═════ Records provided

# johanngerberding/voxelnet-pytorch

Hardware: AMD Instinct MI355X
Metric: point-clouds/sec fwd+bwd, KITTI car voxel grid, batch=2 (higher is better)
Workload: dtype bf16; 1 GPU; KITTI car config (voxel 0.2x0.2x0.4 m, grid 10x400x352, T=35), batch=2 per GPU, fwd+bwd train step (BASELINE configs[1]); global_batch=2, points_per_frame=19861, parallelism=dp1, launch_mode=eager+native-executor+one-call-step

## Files before the change

voxelnet-pytorch_amd/csrc/wgrad.hip:

```cpp
#include "common.h"

namespace {

constexpr uint32_t WG_OOB = 0xFFFFF000u;
constexpr uint32_t WG_MAX_WINDOW = 0xFFFFE000u;

struct WGParams {
    const char *src;
    const char *rows;
    float *dw;
    int64_t sB, sD, sH, sW;
    int64_t rB, rD, rH, rW;
    int32_t B, Ds, Hs, Ws, Dr, Hr, Wr;
    int32_t mulD, mulH, mulW, tmulD, tmulH, tmulW, padD, padH, padW;
    int32_t kD, kH, kW;
    int32_t C, N;
    int32_t x3;
    int32_t rows_per_chunk;
    int32_t tiles_k;
    uint32_t src_bytes, rows_bytes;
    const int64_t *row_list;
    int64_t n_rows;
    const int32_t *row_count;
    int32_t divD, divH, divW;
    float *part;
    int64_t part_stride;
};

typedef __attribute__((address_space(3))) void lds_void_t;
typedef __attribute__((ext_vector_type(4))) short s16x4_t;
typedef __attribute__((ext_vector_type(8))) short s16x8_t;

__device__ __forceinline__ void lds_dma16(__amdgpu_buffer_rsrc_t rsrc, char *lds_wave_base, uint32_t voffset,
                                          uint32_t soffset) {
    __builtin_amdgcn_raw_ptr_buffer_load_lds(rsrc, (lds_void_t *)lds_wave_base, 16, voffset, soffset, 0, 0);
}

template <int ROW_BYTES, bool F32, bool PS = false>
__device__ __forceinline__ int chunk_swz(int row) {
    if (PS) return (row & 1) | (((row >> 1) & 1) << 2) | (((row >> 3) & 1) << 3);
    if (F32) return (row & 3) << 2;
    if (ROW_BYTES == 128) return (((row >> 1) & 1) << 1) | (((row >> 3) & 1) << 2);
    return ((row & 3) << 1) | (((row >> 3) & 1) << 3);
}

template <int TN, int TK, bool F32, int TPB, int WKW = 2, bool PS = false>
__global__ void __launch_bounds__(128 * WKW, 2) k_wgrad(const WGParams p) {
    static_assert(!PS || F32, "split storage is fp32-sized");
    constexpr int NWV = 2 * WKW;
    constexpr int ESZ = F32 ? 4 : 2;
    constexpr int ROWS = F32 ? 32 : 64;
    constexpr int DN = 32 * TN, DK = 16 * WKW * TK;
    constexpr int RBN = DN * ESZ, RBK = DK * ESZ;
    constexpr int TILE_N = ROWS * RBN, TILE_K = ROWS * RBK;
    constexpr int STAGE = TILE_N + TPB * TILE_K;
    constexpr int IN = TILE_N / (1024 * NWV), IK = TILE_K / (1024 * NWV);
    static_assert(TILE_N % (1024 * NWV) == 0 && TILE_K % (1024 * NWV) == 0, "tile bytes per stage must split over the waves");
    constexpr int LPR_N = RBN / 16, LPR_K = RBK / 16;
    constexpr int TW = TPB + 1;
    extern __shared__ __attribute__((aligned(16))) char smem[];
    uint32_t *tbl = reinterpret_cast<uint32_t *>(smem + 2 * STAGE);

    const int lane = threadIdx.x & 63;
    const int wave = __builtin_amdgcn_readfirstlane(threadIdx.x >> 6);
    const int wn = wave / WKW, wk = wave % WKW;
    const int bx = blockIdx.x, by = blockIdx.y, tile = blockIdx.z, gx = gridDim.x;
    const int tn = tile / p.tiles_k, tk = tile - tn * p.tiles_k;
    const int n0 = tn * DN, k0 = tk * DK;
    const int tap0 = by * TPB;
    const int td = tap0 / (p.kH * p.kW), th = (tap0 / p.kW) % p.kH, tw0 = tap0 % p.kW;
    const bool list = p.row_list != nullptr;
    int64_t M = list ? p.n_rows : (int64_t)p.B * p.Dr * p.Hr * p.Wr;
    if (list && p.row_count) {
        const int64_t cnt = (int64_t)p.row_count[0];
        M = cnt < 0 ? 0 : (cnt < M ? cnt : M);
    }
    const bool dealt = list && p.row_count;
    int64_t rbeg = (int64_t)bx * p.rows_per_chunk;
    if (rbeg >= M && !dealt) return;
    int64_t rend = rbeg + p.rows_per_chunk;
    if (rend > M) rend = M;
    if (rend < rbeg) rend = rbeg;
    int nsteps = (int)((rend - rbeg + ROWS - 1) / ROWS);
    int64_t slab_stride = ROWS;
    if (dealt) {
        const int64_t nslabs = (M + ROWS - 1) / ROWS;
        nsteps = (int)(nslabs > bx ? (nslabs - bx + gx - 1) / gx : 0);
        rbeg = (int64_t)bx * ROWS;
        rend = M;
        slab_stride = (int64_t)gx * ROWS;
    }
    const int nstages = nsteps;

    const __amdgpu_buffer_rsrc_t rs_s = vn_uniform_rsrc(p.src, p.src_bytes);
    const __amdgpu_buffer_rsrc_t rs_r = vn_uniform_rsrc(p.rows, p.rows_bytes);

    int cb = 0, cd = 0, ch = 0, cw = 0;
    int cm32 = lane;
    const int rows_in_chunk = (int)(rend - rbeg);
    int tstep = 0;
    const uint32_t rBb = (uint32_t)(p.rB * ESZ), rDb = (uint32_t)(p.rD * ESZ), rHb = (uint32_t)(p.rH * ESZ), rWb = (uint32_t)(p.rW * ESZ);
    const uint32_t sBb = (uint32_t)(p.sB * ESZ), sDb = (uint32_t)(p.sD * ESZ), sHb = (uint32_t)(p.sH * ESZ), sWb = (uint32_t)(p.sW * ESZ);
    if (wave == 0 && !list) {
        int64_t t = rbeg + lane;
        cw = (int)(t % p.Wr); t /= p.Wr;
        ch = (int)(t % p.Hr); t /= p.Hr;
        cd = (int)(t % p.Dr);
        cb = (int)(t / p.Dr);
    }
    auto table_write = [&](int stage_idx) {
        const int step = stage_idx;
        uint32_t so[TPB], ro = WG_OOB;
#pragma unroll
        for (int j = 0; j < TPB; ++j) so[j] = WG_OOB;
        if (list) {
            const int64_t m = rbeg + (int64_t)step * slab_stride + lane;
            if (m < rend && lane < ROWS) {
                const int64_t *rc = p.row_list + m * 4;
                const int b = (int)rc[0];
                int sd = (int)rc[1] * p.mulD + td * p.tmulD - p.padD;
                int sh = (int)rc[2] * p.mulH + th * p.tmulH - p.padH;
                ro = (uint32_t)(m * p.rW * ESZ);
                const bool dh_ok = sd >= 0 && sh >= 0 && sd % p.divD == 0 && sh % p.divH == 0;
                sd /= p.divD; sh /= p.divH;
#pragma unroll
                for (int j = 0; j < TPB; ++j) {
                    int sw = (int)rc[3] * p.mulW + (tw0 + j) * p.tmulW - p.padW;
                    const bool ok = dh_ok && sw >= 0 && sw % p.divW == 0;
                    sw /= p.divW;
                    if (ok && sd < p.Ds && sh < p.Hs && sw < p.Ws)
                        so[j] = (uint32_t)(((int64_t)b * p.sB + (int64_t)sd * p.sD + (int64_t)sh * p.sH + (int64_t)sw * p.sW) * ESZ);
                }
            }
        } else {
            while (tstep < step) {
                cm32 += ROWS;
                cw += ROWS;
#pragma unroll
                for (int k = 0; k < 3; ++k) {
                    const bool wrap = cw >= p.Wr;
                    cw -= wrap ? p.Wr : 0;
                    ch += wrap ? 1 : 0;
                }
                while (cw >= p.Wr) { cw -= p.Wr; ++ch; }
                while (ch >= p.Hr) { ch -= p.Hr; ++cd; }
                while (cd >= p.Dr) { cd -= p.Dr; ++cb; }
                ++tstep;
            }
            if (cm32 < rows_in_chunk) {
                const int sd = cd * p.mulD + td * p.tmulD - p.padD;
                const int sh = ch * p.mulH + th * p.tmulH - p.padH;
                ro = (uint32_t)cb * rBb + (uint32_t)cd * rDb + (uint32_t)ch * rHb + (uint32_t)cw * rWb;
                if ((unsigned)sd < (unsigned)p.Ds && (unsigned)sh < (unsigned)p.Hs) {
                    const uint32_t base = (uint32_t)cb * sBb + (uint32_t)sd * sDb + (uint32_t)sh * sHb;
#pragma unroll
                    for (int j = 0; j < TPB; ++j) {
                        const int sw = cw * p.mulW + (tw0 + j) * p.tmulW - p.padW;
                        if ((unsigned)sw < (unsigned)p.Ws) so[j] = base + (uint32_t)sw * sWb;
                    }
                }
            }
        }
        uint32_t *e = tbl + ((stage_idx & 1) * 64 + lane) * TW;
#pragma unroll
        for (int j = 0; j < TPB; ++j) e[j] = so[j];
        e[TPB] = ro;
    };

    auto stage = [&](int sidx, int buf) {
        const uint32_t s_col = __builtin_amdgcn_readfirstlane((uint32_t)(k0 * ESZ));
        const uint32_t r_col = __builtin_amdgcn_readfirstlane((uint32_t)(n0 * ESZ));
        const uint32_t *t = tbl + (sidx & 1) * 64 * TW;
        char *ln = smem + buf * STAGE + wave * 1024;
#pragma unroll
        for (int i = 0; i < IN; ++i) {
            const int r = ((i * NWV + wave) * 1024) / RBN + lane / LPR_N;
            const int c = (lane % LPR_N) ^ chunk_swz<RBN, F32, PS>(r);
            const uint32_t ro = t[r * TW + TPB];
            const bool ok = ro != WG_OOB && (n0 + c * (16 / ESZ)) < p.N;
            lds_dma16(rs_r, ln + i * (1024 * NWV), ok ? ro + (uint32_t)c * 16u : WG_OOB, r_col);
        }
#pragma unroll
        for (int j = 0; j < TPB; ++j) {
            char *lk = smem + buf * STAGE + TILE_N + j * TILE_K + wave * 1024;
#pragma unroll
            for (int i = 0; i < IK; ++i) {
                const int r = ((i * NWV + wave) * 1024) / RBK + lane / LPR_K;
                const int c = (lane % LPR_K) ^ chunk_swz<RBK, F32, PS>(r);
                const uint32_t so = t[r * TW + j];
                const bool ok = so != WG_OOB && (k0 + c * (16 / ESZ)) < p.C;
                lds_dma16(rs_s, lk + i * (1024 * NWV), ok ? so + (uint32_t)c * 16u : WG_OOB, s_col);
            }
        }
    };

    f32x4_t acc[TPB][TN][TK];
#pragma unroll
    for (int t = 0; t < TPB; ++t)
#pragma unroll
        for (int i = 0; i < TN; ++i)
#pragma unroll
            for (int j = 0; j < TK; ++j) acc[t][i][j] = f32x4_t{0.f, 0.f, 0.f, 0.f};

    const int g = lane >> 4, q = (lane >> 2) & 3, pp = lane & 3;

    if (wave == 0 && nstages > 0) table_write(0);
    __syncthreads();
    if (nstages > 0) stage(0, 0);
    if (wave == 0 && nstages > 1) table_write(1);
    for (int s = 0; s < nstages; ++s) {
        const int buf = s & 1;
        asm volatile("s_waitcnt vmcnt(0)" ::: "memory");
        __syncthreads();
        if (s + 1 < nstages) stage(s + 1, buf ^ 1);
        if (wave == 0 && s + 2 < nstages) table_write(s + 2);
        const char *ln = smem + buf * STAGE;
        const char *lk0 = smem + buf * STAGE + TILE_N;
        if constexpr (PS) {
            typedef __attribute__((address_space(3))) s16x4_t lds_s16x4_t;
            static_assert(ROWS == 32, "one 32-site MFMA per stage");
            const int r0 = g * 8 + q, r1 = r0 + 4;
            const int sw0 = chunk_swz<RBN, true, true>(r0), sw1 = chunk_swz<RBN, true, true>(r1);
            const int pc = (pp >> 1) * 2, ph = (pp & 1) * 8;
            auto frag = [&](const char *tile, int row_bytes, int t16, int lo) {
                const int c16 = t16 * 4 + pc + lo;
                const char *p0 = tile + r0 * row_bytes + ((c16 ^ sw0) << 4) + ph;
                const char *p1 = tile + r1 * row_bytes + ((c16 ^ sw1) << 4) + ph;
                const s16x4_t v0 = __builtin_amdgcn_ds_read_tr16_b64_v4i16((lds_s16x4_t *)p0);
                const s16x4_t v1 = __builtin_amdgcn_ds_read_tr16_b64_v4i16((lds_s16x4_t *)p1);
                const s16x8_t t8 = __builtin_shufflevector(v0, v1, 0, 1, 2, 3, 4, 5, 6, 7);
                return __builtin_bit_cast(bf16x8_t, t8);
            };
            bf16x8_t ah[TN], al[TN];
#pragma unroll
            for (int i = 0; i < TN; ++i) {
                ah[i] = frag(ln, RBN, wn * TN + i, 0);
                al[i] = frag(ln, RBN, wn * TN + i, 1);
            }
#pragma unroll
            for (int t = 0; t < TPB; ++t)
#pragma unroll
                for (int j = 0; j < TK; ++j) {
                    const bf16x8_t bh = frag(lk0 + t * TILE_K, RBK, wk * TK + j, 0);
                    const bf16x8_t bl = frag(lk0 + t * TILE_K, RBK, wk * TK + j, 1);
#pragma unroll
                    for (int i = 0; i < TN; ++i) acc[t][i][j] = vn_mfma_x3(ah[i], al[i], bh, bl, acc[t][i][j]);
                }
        } else if constexpr (F32) {
            const int fc = lane & 15, kq = lane >> 4;
            if (p.x3) {
                static_assert(ROWS == 32, "eight sites per lane");
                bf16x8_t ah[TN], al[TN];
#pragma unroll
                for (int i = 0; i < TN; ++i) {
                    const int col = (wn * TN + i) * 16 + fc;
                    float v[8];
#pragma unroll
                    for (int ss = 0; ss < 8; ++ss) {
                        const int r = ss * 4 + kq;
                        v[ss] = *reinterpret_cast<const float *>(ln + r * RBN + ((((col >> 2) ^ chunk_swz<RBN, true>(r))) << 4) + (col & 3) * 4);
                    }
                    vn_split8(v, ah[i], al[i]);
                }
#pragma unroll
                for (int t = 0; t < TPB; ++t)
#pragma unroll
                    for (int j = 0; j < TK; ++j) {
                        const int col = (wk * TK + j) * 16 + fc;
                        float v[8];
#pragma unroll
                        for (int ss = 0; ss < 8; ++ss) {
                            const int r = ss * 4 + kq;
                            v[ss] = *reinterpret_cast<const float *>(lk0 + t * TILE_K + r * RBK + ((((col >> 2) ^ chunk_swz<RBK, true>(r))) << 4) + (col & 3) * 4);
                        }
                        bf16x8_t bh, bl;
                        vn_split8(v, bh, bl);
#pragma unroll
                        for (int i = 0; i < TN; ++i) acc[t][i][j] = vn_mfma_x3(ah[i], al[i], bh, bl, acc[t][i][j]);
                    }
            } else
#pragma unroll
            for (int ss = 0; ss < ROWS / 4; ++ss) {
                const int r = ss * 4 + kq;
                const int sw = chunk_swz<RBN, true>(r);
                float a[TN];
#pragma unroll
                for (int i = 0; i < TN; ++i) {
                    const int col = (wn * TN + i) * 16 + fc;
                    a[i] = *reinterpret_cast<const float *>(ln + r * RBN + ((((col >> 2) ^ sw)) << 4) + (col & 3) * 4);
                }
#pragma unroll
                for (int t = 0; t < TPB; ++t) {
                    float b[TK];
#pragma unroll
                    for (int j = 0; j < TK; ++j) {
                        const int col = (wk * TK + j) * 16 + fc;
                        b[j] = *reinterpret_cast<const float *>(lk0 + t * TILE_K + r * RBK + ((((col >> 2) ^ sw)) << 4) + (col & 3) * 4);
                    }
#pragma unroll
                    for (int i = 0; i < TN; ++i)
#pragma unroll
                        for (int j = 0; j < TK; ++j)
                            acc[t][i][j] = __builtin_amdgcn_mfma_f32_16x16x4f32(a[i], b[j], acc[t][i][j], 0, 0, 0);
                }
            }
        } else {
            typedef __attribute__((address_space(3))) s16x4_t lds_s16x4_t;
#pragma unroll
            for (int ks = 0; ks < 2; ++ks) {
                const int r0 = ks * 32 + g * 8 + q, r1 = r0 + 4;
                bf16x8_t a[TN];
#pragma unroll
                for (int i = 0; i < TN; ++i) {
                    const int col = (wn * TN + i) * 16 + pp * 4;
                    const int c16 = col >> 3, half = (col >> 2) & 1;
                    const char *p0 = ln + r0 * RBN + ((c16 ^ chunk_swz<RBN, false>(r0)) << 4) + half * 8;
                    const char *p1 = ln + r1 * RBN + ((c16 ^ chunk_swz<RBN, false>(r1)) << 4) + half * 8;
                    const s16x4_t lo = __builtin_amdgcn_ds_read_tr16_b64_v4i16((lds_s16x4_t *)p0);
                    const s16x4_t hi = __builtin_amdgcn_ds_read_tr16_b64_v4i16((lds_s16x4_t *)p1);
                    const s16x8_t t8 = __builtin_shufflevector(lo, hi, 0, 1, 2, 3, 4, 5, 6, 7);
                    a[i] = __builtin_bit_cast(bf16x8_t, t8);
                }
#pragma unroll
                for (int t = 0; t < TPB; ++t) {
                    bf16x8_t b[TK];
#pragma unroll
                    for (int j = 0; j < TK; ++j) {
                        const int col = (wk * TK + j) * 16 + pp * 4;
                        const int c16 = col >> 3, half = (col >> 2) & 1;
                        const char *p0 = lk0 + t * TILE_K + r0 * RBK + ((c16 ^ chunk_swz<RBK, false>(r0)) << 4) + half * 8;
                        const char *p1 = lk0 + t * TILE_K + r1 * RBK + ((c16 ^ chunk_swz<RBK, false>(r1)) << 4) + half * 8;
                        const s16x4_t lo = __builtin_amdgcn_ds_read_tr16_b64_v4i16((lds_s16x4_t *)p0);
                        const s16x4_t hi = __builtin_amdgcn_ds_read_tr16_b64_v4i16((lds_s16x4_t *)p1);
                        const s16x8_t t8 = __builtin_shufflevector(lo, hi, 0, 1, 2, 3, 4, 5, 6, 7);
                        b[j] = __builtin_bit_cast(bf16x8_t, t8);
                    }
#pragma unroll
                    for (int i = 0; i < TN; ++i)
#pragma unroll
                        for (int j = 0; j < TK; ++j)
                            acc[t][i][j] = __builtin_amdgcn_mfma_f32_16x16x32_bf16(a[i], b[j], acc[t][i][j], 0, 0, 0);
                }
            }
        }
    }

    float *dst = p.part ? p.part + (int64_t)bx * p.part_stride : p.dw;
#pragma unroll
    for (int t = 0; t < TPB; ++t)
#pragma unroll
        for (int i = 0; i < TN; ++i)
#pragma unroll
            for (int j = 0; j < TK; ++j) {
                const int k = k0 + (wk * TK + j) * 16 + (lane & 15);
#pragma unroll
                for (int e = 0; e < 4; ++e) {
                    const int n = n0 + (wn * TN + i) * 16 + (lane >> 4) * 4 + e;
                    if (n < p.N && k < p.C) {
                        float *q = dst + ((int64_t)(tap0 + t) * p.N + n) * p.C + k;
                        *q = p.part ? acc[t][i][j][e] : *q + acc[t][i][j][e];
                    }
                }
            }
}
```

══════════

Directions:
What lines in the material above hold the word "float"? Pull them out.

Exercise output:
    float *dw;
    float *part;
                    float v[8];
                        v[ss] = *reinterpret_cast<const float *>(ln + r * RBN + ((((col >> 2) ^ chunk_swz<RBN, true>(r))) << 4) + (col & 3) * 4);
                        float v[8];
                            v[ss] = *reinterpret_cast<const float *>(lk0 + t * TILE_K + r * RBK + ((((col >> 2) ^ chunk_swz<RBK, true>(r))) << 4) + (col & 3) * 4);
                float a[TN];
                    a[i] = *reinterpret_cast<const float *>(ln + r * RBN + ((((col >> 2) ^ sw)) << 4) + (col & 3) * 4);
                    float b[TK];
                        b[j] = *reinterpret_cast<const float *>(lk0 + t * TILE_K + r * RBK + ((((col >> 2) ^ sw)) << 4) + (col & 3) * 4);
    float *dst = p.part ? p.part + (int64_t)bx * p.part_stride : p.dw;
                        float *q = dst + ((int64_t)(tap0 + t) * p.N + n) * p.C + k;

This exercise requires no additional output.